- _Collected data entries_

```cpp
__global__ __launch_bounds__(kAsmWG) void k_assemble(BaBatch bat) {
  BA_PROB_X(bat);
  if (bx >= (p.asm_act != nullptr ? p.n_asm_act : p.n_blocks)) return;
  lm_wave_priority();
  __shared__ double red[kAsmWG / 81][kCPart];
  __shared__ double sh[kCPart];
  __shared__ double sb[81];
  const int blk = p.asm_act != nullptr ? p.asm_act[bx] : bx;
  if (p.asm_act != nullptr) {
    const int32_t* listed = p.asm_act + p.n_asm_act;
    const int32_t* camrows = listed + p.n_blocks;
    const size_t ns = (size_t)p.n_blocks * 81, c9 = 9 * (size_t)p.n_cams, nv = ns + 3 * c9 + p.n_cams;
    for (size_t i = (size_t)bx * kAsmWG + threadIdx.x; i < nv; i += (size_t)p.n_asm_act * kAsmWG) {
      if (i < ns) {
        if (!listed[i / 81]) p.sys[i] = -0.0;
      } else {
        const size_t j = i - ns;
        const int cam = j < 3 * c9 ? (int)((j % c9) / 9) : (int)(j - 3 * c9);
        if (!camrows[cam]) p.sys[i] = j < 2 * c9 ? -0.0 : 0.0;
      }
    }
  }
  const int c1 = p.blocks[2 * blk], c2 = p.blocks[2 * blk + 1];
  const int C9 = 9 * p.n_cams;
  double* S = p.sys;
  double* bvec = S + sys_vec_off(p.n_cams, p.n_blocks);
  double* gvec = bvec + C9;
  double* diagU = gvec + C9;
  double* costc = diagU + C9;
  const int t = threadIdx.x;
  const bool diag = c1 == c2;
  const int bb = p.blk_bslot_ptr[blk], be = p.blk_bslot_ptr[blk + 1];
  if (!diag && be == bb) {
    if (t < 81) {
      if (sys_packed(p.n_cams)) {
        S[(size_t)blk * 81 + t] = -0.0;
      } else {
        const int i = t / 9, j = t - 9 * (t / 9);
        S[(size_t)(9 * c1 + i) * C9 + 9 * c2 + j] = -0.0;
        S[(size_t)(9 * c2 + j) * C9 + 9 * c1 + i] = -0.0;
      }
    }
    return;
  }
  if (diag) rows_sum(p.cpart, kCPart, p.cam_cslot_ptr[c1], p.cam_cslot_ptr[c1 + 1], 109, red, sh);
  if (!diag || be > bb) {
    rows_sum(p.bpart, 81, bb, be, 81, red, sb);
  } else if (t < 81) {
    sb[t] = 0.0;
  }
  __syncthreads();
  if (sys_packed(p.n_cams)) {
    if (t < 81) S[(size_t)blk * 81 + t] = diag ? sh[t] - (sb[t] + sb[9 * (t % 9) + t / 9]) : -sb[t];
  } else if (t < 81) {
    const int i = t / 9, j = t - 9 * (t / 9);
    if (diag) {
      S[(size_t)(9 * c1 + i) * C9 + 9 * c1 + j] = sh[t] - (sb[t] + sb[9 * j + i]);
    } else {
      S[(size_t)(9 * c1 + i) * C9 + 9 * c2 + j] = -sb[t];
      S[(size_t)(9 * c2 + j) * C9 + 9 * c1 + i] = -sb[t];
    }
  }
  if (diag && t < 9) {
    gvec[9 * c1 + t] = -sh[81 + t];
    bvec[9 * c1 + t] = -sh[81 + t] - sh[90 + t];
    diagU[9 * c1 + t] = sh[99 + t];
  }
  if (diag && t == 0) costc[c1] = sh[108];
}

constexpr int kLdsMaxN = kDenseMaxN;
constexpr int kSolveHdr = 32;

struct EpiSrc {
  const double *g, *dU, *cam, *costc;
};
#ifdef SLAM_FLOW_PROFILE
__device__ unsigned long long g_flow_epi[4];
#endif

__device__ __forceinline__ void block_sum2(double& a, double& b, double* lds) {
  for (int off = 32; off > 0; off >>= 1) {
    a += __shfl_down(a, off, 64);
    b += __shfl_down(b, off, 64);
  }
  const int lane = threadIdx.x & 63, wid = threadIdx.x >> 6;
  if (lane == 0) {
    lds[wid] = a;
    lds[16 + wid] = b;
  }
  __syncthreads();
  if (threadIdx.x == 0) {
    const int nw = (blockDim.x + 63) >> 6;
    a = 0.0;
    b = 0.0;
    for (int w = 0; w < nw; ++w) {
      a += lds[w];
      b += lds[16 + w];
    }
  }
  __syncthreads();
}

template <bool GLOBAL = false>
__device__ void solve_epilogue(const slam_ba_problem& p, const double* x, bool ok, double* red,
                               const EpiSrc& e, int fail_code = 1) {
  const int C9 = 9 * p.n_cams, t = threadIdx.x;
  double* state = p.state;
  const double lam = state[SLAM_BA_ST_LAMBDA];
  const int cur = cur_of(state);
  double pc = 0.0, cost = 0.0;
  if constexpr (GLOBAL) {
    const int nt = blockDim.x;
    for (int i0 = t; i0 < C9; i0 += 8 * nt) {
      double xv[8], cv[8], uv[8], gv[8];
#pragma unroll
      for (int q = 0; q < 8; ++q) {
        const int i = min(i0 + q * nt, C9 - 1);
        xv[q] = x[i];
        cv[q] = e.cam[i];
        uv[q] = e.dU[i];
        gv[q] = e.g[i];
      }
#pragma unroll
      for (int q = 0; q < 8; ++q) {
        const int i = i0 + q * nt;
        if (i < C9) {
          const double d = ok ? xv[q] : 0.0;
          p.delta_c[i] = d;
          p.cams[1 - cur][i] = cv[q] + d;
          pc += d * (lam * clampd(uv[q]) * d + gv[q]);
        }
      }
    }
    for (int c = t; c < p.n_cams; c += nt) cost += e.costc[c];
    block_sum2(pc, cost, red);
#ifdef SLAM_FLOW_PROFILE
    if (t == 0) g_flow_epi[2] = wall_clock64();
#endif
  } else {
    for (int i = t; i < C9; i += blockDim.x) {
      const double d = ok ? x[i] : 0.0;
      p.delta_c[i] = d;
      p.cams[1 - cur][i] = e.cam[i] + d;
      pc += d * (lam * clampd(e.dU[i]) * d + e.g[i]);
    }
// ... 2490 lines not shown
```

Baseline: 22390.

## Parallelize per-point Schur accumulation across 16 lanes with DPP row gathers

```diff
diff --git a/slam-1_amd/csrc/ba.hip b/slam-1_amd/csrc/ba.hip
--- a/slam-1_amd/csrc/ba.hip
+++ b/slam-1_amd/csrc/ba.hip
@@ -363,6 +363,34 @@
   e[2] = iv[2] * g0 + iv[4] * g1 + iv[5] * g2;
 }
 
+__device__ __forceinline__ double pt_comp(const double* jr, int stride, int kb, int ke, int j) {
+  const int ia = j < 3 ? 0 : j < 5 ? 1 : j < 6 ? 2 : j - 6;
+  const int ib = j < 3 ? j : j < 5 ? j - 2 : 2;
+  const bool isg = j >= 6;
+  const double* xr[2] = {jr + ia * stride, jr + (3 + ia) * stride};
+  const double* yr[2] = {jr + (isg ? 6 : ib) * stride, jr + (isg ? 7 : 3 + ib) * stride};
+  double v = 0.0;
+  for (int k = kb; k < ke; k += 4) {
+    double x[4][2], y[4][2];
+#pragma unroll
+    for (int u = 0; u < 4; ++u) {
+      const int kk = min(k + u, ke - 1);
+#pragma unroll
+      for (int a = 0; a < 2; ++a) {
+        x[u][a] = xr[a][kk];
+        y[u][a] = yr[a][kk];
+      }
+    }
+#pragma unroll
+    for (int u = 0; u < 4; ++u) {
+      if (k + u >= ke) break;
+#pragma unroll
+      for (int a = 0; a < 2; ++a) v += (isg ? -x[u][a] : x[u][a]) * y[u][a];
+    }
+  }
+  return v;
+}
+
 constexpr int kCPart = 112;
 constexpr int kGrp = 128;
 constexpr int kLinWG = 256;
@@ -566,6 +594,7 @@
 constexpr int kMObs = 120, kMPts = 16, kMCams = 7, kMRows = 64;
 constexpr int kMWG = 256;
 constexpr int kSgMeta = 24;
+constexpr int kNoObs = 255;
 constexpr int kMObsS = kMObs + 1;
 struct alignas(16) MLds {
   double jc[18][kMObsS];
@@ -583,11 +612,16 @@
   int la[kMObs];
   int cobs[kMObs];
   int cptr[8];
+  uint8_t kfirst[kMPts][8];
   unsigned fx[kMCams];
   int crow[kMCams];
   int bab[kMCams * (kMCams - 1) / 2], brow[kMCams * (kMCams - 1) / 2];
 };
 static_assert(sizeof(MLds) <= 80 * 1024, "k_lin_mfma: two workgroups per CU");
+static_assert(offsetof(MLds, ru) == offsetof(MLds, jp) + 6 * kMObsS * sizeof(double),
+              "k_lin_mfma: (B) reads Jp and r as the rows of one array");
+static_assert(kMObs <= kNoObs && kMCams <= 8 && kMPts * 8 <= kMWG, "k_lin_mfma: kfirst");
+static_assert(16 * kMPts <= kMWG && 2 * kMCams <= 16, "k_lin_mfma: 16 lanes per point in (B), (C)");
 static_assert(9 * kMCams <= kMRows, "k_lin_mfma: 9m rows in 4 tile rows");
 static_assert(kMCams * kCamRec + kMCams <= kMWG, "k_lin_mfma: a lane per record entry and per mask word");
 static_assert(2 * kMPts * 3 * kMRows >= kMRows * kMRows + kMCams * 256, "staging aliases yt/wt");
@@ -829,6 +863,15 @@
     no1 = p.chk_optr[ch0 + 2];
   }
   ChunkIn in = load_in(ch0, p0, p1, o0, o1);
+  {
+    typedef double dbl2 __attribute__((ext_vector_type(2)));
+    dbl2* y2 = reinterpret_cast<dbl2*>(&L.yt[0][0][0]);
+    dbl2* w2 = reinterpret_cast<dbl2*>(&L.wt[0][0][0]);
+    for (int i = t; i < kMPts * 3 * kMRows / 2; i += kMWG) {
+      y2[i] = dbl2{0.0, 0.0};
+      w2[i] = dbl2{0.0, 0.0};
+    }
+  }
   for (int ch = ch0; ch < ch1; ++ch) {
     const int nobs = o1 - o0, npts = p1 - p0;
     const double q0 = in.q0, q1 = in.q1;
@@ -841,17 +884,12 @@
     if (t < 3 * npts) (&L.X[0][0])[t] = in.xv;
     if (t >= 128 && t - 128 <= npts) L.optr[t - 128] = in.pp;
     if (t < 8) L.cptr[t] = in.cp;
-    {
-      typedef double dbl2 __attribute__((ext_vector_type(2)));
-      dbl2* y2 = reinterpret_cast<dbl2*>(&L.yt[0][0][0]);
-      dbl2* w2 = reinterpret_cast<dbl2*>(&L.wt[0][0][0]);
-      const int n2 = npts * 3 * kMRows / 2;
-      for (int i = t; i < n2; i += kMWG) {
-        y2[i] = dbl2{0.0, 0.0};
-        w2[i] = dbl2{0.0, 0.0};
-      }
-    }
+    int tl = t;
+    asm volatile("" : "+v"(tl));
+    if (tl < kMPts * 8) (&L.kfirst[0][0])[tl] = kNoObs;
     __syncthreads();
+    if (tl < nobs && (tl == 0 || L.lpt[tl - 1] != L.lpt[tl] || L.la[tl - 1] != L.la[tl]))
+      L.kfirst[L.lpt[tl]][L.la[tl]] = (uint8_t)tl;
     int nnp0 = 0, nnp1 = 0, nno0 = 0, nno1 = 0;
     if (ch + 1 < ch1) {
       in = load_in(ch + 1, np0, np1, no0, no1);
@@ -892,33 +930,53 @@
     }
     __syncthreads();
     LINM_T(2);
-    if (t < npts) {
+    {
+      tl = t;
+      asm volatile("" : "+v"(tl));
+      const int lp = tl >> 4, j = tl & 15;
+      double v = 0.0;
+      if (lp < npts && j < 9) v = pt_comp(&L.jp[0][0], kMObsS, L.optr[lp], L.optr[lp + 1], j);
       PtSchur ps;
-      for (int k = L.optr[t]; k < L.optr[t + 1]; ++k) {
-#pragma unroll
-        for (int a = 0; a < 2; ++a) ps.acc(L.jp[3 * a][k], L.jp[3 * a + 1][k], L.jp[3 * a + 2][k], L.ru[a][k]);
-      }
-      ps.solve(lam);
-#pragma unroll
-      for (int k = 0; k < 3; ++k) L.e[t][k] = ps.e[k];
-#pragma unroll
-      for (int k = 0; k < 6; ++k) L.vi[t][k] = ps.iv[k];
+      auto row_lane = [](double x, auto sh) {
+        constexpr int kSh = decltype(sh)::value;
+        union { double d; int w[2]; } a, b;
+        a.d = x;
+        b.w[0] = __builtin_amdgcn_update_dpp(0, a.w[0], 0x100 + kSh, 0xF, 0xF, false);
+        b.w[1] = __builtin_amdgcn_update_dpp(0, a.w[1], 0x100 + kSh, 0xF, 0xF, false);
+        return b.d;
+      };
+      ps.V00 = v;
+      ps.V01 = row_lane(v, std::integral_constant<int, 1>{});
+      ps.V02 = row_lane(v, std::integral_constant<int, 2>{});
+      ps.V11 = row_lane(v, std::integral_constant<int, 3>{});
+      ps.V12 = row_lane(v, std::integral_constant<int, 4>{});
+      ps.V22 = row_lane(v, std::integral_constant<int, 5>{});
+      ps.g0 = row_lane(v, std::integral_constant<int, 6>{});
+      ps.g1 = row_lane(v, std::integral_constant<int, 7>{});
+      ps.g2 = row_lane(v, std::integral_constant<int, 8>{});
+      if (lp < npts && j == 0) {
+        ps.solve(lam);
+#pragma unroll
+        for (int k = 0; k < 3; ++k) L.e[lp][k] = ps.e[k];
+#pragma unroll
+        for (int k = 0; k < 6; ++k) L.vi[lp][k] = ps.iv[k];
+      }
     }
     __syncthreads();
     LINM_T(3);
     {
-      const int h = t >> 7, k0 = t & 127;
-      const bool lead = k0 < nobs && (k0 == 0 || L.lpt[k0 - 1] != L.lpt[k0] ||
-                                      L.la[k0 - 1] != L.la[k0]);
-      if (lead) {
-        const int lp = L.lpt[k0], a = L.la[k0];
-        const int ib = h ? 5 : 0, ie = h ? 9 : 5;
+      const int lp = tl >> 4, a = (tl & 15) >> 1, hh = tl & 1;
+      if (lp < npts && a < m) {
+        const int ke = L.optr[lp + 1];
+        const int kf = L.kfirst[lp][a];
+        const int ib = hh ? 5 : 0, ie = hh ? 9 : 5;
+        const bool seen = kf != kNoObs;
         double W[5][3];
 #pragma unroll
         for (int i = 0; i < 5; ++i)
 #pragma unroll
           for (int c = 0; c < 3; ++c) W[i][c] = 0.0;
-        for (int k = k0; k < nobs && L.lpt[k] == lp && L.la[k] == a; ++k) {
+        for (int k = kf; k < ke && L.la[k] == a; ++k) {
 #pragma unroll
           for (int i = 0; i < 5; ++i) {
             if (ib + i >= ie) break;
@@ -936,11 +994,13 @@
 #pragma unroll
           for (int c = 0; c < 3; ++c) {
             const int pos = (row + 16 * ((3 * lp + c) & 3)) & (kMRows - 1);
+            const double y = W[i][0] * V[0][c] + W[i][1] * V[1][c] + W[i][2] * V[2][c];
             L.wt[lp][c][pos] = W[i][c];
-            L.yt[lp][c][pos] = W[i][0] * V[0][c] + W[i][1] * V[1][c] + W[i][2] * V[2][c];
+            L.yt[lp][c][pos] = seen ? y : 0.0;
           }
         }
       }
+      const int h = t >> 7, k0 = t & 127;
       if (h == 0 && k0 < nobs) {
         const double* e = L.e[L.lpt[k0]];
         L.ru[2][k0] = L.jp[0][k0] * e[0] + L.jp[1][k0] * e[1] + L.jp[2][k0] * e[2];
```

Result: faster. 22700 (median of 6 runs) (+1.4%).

* * *

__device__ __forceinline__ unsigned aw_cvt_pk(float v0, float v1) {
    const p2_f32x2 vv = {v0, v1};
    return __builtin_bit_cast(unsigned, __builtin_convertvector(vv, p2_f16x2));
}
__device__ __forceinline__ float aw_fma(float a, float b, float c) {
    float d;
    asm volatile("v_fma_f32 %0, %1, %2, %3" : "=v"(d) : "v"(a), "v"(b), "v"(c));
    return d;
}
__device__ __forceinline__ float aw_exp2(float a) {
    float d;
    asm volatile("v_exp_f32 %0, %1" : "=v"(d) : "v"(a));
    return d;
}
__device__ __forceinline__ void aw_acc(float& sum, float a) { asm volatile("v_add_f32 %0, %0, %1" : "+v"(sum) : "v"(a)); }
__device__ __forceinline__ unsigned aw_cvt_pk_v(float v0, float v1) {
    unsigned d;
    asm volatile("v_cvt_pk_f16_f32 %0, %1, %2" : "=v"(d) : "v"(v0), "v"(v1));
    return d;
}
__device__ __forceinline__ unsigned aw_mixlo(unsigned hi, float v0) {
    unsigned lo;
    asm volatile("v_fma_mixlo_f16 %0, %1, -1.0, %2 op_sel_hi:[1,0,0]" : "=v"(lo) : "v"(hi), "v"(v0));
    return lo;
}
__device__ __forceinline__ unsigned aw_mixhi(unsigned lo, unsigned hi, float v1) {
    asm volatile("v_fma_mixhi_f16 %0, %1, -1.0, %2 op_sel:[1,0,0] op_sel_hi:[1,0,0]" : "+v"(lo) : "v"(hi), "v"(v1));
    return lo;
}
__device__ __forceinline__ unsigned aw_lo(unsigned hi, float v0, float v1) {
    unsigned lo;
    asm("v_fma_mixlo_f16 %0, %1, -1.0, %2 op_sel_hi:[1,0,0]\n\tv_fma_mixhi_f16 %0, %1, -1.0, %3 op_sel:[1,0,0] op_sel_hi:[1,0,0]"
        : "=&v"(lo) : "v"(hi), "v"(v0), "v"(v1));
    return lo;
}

- _TASK TO COMPLETE_
In the lines above, spot each one that contains the word "costc" and copy it.

- _ANSWER TO THIS TASK_
  double* costc = diagU + C9;
  if (diag && t == 0) costc[c1] = sh[108];
  const double *g, *dU, *cam, *costc;
    for (int c = t; c < p.n_cams; c += nt) cost += e.costc[c];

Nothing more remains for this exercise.